> **DESCRIPTION OF THE TASK**: All lines from the one containing "float* dst = st0" down to the one containing "if (idx >= w * h) return;", both ends included, are to be given again exactly; omit the rest of the listing below.

> **SOURCE MATERIAL**:
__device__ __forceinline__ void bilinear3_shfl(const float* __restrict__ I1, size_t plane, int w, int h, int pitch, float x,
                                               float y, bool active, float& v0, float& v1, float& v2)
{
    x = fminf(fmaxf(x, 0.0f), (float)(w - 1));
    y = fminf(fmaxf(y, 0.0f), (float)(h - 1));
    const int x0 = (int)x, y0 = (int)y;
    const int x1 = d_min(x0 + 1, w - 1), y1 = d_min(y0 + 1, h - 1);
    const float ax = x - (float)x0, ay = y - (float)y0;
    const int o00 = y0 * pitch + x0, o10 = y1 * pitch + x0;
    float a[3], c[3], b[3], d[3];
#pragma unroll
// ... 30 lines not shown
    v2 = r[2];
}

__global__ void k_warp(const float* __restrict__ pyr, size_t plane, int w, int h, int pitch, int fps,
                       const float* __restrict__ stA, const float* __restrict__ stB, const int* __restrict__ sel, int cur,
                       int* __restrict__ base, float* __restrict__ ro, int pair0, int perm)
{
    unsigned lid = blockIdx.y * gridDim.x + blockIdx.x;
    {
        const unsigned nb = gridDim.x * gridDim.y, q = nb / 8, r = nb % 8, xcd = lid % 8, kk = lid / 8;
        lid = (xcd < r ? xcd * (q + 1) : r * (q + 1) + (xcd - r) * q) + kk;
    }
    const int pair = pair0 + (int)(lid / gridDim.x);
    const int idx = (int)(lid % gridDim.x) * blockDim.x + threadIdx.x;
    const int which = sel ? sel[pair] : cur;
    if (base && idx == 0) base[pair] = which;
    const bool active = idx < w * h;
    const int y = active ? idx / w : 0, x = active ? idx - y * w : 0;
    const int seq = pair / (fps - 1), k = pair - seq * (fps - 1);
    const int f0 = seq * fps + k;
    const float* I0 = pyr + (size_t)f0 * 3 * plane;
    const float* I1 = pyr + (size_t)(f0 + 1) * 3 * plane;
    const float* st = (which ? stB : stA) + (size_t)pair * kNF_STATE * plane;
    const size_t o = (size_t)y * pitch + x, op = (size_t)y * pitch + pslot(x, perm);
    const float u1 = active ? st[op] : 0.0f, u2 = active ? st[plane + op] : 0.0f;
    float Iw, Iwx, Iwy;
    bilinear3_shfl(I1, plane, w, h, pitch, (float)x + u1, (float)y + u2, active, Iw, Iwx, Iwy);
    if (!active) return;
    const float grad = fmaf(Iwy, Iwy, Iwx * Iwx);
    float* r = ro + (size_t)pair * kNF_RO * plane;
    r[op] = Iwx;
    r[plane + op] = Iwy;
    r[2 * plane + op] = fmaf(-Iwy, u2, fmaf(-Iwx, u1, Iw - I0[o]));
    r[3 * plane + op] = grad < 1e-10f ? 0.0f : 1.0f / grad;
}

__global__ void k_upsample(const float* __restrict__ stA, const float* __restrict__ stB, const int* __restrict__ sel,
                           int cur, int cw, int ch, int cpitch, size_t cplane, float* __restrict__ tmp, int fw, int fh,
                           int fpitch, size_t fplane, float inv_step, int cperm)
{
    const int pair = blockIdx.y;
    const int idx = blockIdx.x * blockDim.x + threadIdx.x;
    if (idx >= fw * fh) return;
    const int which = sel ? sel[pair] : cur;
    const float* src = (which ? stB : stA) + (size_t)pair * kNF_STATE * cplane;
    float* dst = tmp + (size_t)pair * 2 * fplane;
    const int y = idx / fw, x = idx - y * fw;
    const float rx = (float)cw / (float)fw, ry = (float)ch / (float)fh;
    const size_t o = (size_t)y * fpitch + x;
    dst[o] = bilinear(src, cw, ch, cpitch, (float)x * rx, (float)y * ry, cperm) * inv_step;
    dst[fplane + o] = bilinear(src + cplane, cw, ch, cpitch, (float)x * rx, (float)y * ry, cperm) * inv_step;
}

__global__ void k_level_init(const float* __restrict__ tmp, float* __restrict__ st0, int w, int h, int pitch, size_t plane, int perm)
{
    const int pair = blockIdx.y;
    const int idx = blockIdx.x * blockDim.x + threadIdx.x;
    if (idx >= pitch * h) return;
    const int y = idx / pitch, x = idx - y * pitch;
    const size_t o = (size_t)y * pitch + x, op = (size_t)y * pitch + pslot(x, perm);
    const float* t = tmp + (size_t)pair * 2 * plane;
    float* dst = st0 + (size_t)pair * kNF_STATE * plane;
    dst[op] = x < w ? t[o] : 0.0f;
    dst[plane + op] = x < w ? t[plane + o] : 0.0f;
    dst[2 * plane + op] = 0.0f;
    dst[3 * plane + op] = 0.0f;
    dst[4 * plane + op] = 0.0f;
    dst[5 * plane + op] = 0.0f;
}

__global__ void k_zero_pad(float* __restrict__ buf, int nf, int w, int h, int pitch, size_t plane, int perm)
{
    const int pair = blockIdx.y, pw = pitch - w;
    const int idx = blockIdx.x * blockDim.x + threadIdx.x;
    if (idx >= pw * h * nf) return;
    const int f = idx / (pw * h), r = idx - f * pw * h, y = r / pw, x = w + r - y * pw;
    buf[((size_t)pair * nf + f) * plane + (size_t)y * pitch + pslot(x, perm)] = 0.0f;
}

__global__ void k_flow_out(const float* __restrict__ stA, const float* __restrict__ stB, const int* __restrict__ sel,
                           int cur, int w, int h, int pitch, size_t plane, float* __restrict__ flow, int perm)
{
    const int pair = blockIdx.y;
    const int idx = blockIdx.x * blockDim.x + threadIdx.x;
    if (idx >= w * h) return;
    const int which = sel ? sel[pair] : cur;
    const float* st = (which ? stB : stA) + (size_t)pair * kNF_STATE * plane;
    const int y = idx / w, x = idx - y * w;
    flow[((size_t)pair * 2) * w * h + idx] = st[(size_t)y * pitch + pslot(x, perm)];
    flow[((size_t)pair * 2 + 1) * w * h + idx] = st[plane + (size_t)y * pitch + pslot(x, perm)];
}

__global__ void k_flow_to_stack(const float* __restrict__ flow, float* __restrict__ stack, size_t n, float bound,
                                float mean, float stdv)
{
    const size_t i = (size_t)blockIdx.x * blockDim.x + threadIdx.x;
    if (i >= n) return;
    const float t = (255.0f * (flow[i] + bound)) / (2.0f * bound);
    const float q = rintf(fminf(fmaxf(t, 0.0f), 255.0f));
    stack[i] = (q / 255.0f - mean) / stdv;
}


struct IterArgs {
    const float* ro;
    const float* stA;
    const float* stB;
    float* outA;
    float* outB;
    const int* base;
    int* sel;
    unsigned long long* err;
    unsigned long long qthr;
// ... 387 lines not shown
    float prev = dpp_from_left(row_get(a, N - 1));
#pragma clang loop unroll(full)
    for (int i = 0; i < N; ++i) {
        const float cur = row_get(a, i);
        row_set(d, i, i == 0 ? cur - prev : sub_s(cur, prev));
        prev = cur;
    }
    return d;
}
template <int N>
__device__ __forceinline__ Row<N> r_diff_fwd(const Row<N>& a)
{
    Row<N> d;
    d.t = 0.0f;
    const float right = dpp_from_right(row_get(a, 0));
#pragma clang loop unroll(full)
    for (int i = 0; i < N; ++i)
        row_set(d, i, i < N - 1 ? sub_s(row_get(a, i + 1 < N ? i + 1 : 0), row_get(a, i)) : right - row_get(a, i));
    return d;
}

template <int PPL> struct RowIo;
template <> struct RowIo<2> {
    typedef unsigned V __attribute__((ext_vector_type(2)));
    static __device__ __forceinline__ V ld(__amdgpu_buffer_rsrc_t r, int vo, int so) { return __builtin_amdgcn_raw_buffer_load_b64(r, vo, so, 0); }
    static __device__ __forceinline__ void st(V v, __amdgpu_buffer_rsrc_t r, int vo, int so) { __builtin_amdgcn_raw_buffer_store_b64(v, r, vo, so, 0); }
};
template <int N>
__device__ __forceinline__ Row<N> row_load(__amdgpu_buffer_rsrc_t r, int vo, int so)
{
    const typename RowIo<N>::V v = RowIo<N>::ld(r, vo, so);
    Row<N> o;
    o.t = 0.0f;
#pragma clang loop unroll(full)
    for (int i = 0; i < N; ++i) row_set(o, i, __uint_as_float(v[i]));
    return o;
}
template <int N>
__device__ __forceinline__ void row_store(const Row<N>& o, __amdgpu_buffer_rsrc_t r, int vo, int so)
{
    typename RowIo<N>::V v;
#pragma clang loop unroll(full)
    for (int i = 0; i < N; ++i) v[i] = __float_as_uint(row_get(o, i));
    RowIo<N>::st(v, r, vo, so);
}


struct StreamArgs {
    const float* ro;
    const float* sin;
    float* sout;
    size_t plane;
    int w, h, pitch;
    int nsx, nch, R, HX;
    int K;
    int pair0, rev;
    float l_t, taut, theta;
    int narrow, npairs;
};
...
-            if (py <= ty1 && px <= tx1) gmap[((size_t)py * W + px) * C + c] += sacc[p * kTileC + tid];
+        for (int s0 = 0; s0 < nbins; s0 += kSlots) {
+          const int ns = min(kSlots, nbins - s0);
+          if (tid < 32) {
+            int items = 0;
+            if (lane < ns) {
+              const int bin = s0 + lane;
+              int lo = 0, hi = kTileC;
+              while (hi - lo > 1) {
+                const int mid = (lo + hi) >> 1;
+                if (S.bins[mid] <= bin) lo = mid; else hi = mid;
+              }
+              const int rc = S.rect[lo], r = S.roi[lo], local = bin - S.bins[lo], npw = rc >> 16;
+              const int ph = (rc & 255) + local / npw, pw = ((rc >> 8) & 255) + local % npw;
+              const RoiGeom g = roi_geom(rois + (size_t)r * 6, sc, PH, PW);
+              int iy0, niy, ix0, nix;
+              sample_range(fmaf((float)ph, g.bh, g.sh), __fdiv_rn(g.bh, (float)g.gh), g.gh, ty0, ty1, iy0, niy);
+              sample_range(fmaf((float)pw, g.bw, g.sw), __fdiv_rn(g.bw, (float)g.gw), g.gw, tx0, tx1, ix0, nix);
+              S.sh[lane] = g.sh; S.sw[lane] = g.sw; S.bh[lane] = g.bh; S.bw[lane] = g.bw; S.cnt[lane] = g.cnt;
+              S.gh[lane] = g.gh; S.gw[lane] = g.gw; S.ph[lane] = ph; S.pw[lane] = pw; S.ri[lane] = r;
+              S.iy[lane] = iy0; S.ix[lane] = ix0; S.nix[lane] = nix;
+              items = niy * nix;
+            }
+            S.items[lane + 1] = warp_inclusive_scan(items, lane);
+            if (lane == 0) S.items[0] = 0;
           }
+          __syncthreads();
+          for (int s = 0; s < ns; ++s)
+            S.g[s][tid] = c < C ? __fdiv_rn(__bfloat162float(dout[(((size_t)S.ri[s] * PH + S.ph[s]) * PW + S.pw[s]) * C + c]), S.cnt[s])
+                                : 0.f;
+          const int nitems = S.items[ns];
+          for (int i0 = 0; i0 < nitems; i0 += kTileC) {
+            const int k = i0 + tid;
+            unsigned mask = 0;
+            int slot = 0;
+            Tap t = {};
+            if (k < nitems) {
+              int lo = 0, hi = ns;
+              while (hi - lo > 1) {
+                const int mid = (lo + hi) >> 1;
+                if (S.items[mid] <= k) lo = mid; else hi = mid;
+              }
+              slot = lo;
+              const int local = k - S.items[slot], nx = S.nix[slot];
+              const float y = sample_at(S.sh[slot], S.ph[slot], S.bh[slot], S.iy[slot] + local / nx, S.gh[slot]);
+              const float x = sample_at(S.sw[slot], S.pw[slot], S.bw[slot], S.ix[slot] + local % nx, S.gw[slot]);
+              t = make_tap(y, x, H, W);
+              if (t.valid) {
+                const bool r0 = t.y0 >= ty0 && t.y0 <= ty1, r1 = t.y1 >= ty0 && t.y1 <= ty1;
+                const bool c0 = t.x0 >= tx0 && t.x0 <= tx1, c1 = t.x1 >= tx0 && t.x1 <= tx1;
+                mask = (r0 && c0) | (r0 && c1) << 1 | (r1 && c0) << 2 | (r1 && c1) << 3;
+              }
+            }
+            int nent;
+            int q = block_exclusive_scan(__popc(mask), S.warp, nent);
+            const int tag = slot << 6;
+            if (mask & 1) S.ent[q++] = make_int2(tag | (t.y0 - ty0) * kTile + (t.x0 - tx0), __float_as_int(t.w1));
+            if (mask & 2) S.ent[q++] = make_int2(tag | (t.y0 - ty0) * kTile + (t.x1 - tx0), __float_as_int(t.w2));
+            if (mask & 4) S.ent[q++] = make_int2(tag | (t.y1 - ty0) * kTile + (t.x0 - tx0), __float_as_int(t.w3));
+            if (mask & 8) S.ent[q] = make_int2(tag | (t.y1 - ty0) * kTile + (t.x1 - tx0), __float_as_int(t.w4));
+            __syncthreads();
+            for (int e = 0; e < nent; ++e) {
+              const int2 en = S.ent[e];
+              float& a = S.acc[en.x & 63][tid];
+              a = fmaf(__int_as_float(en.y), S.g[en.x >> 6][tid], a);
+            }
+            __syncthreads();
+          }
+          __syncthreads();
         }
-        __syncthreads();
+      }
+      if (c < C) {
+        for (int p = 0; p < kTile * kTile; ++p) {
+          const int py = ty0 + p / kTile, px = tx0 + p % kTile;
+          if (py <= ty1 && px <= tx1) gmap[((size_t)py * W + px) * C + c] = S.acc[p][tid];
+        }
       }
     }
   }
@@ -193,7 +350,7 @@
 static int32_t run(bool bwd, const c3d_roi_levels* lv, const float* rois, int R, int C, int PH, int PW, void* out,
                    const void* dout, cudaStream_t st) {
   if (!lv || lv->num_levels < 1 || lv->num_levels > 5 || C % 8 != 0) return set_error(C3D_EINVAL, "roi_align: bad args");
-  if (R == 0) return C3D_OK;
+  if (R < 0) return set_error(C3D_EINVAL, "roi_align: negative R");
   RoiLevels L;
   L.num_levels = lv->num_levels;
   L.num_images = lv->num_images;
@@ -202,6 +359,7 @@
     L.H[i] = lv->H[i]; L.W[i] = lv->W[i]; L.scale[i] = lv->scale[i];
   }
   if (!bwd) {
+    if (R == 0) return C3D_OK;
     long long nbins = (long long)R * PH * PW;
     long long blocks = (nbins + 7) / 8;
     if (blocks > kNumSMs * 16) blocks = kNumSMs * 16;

> **TASK ANSWER**:
    float* dst = st0 + (size_t)pair * kNF_STATE * plane;
    dst[op] = x < w ? t[o] : 0.0f;
    dst[plane + op] = x < w ? t[plane + o] : 0.0f;
    dst[2 * plane + op] = 0.0f;
    dst[3 * plane + op] = 0.0f;
    dst[4 * plane + op] = 0.0f;
    dst[5 * plane + op] = 0.0f;
}

__global__ void k_zero_pad(float* __restrict__ buf, int nf, int w, int h, int pitch, size_t plane, int perm)
{
    const int pair = blockIdx.y, pw = pitch - w;
    const int idx = blockIdx.x * blockDim.x + threadIdx.x;
    if (idx >= pw * h * nf) return;
    const int f = idx / (pw * h), r = idx - f * pw * h, y = r / pw, x = w + r - y * pw;
    buf[((size_t)pair * nf + f) * plane + (size_t)y * pitch + pslot(x, perm)] = 0.0f;
}

__global__ void k_flow_out(const float* __restrict__ stA, const float* __restrict__ stB, const int* __restrict__ sel,
                           int cur, int w, int h, int pitch, size_t plane, float* __restrict__ flow, int perm)
{
    const int pair = blockIdx.y;
    const int idx = blockIdx.x * blockDim.x + threadIdx.x;
    if (idx >= w * h) return;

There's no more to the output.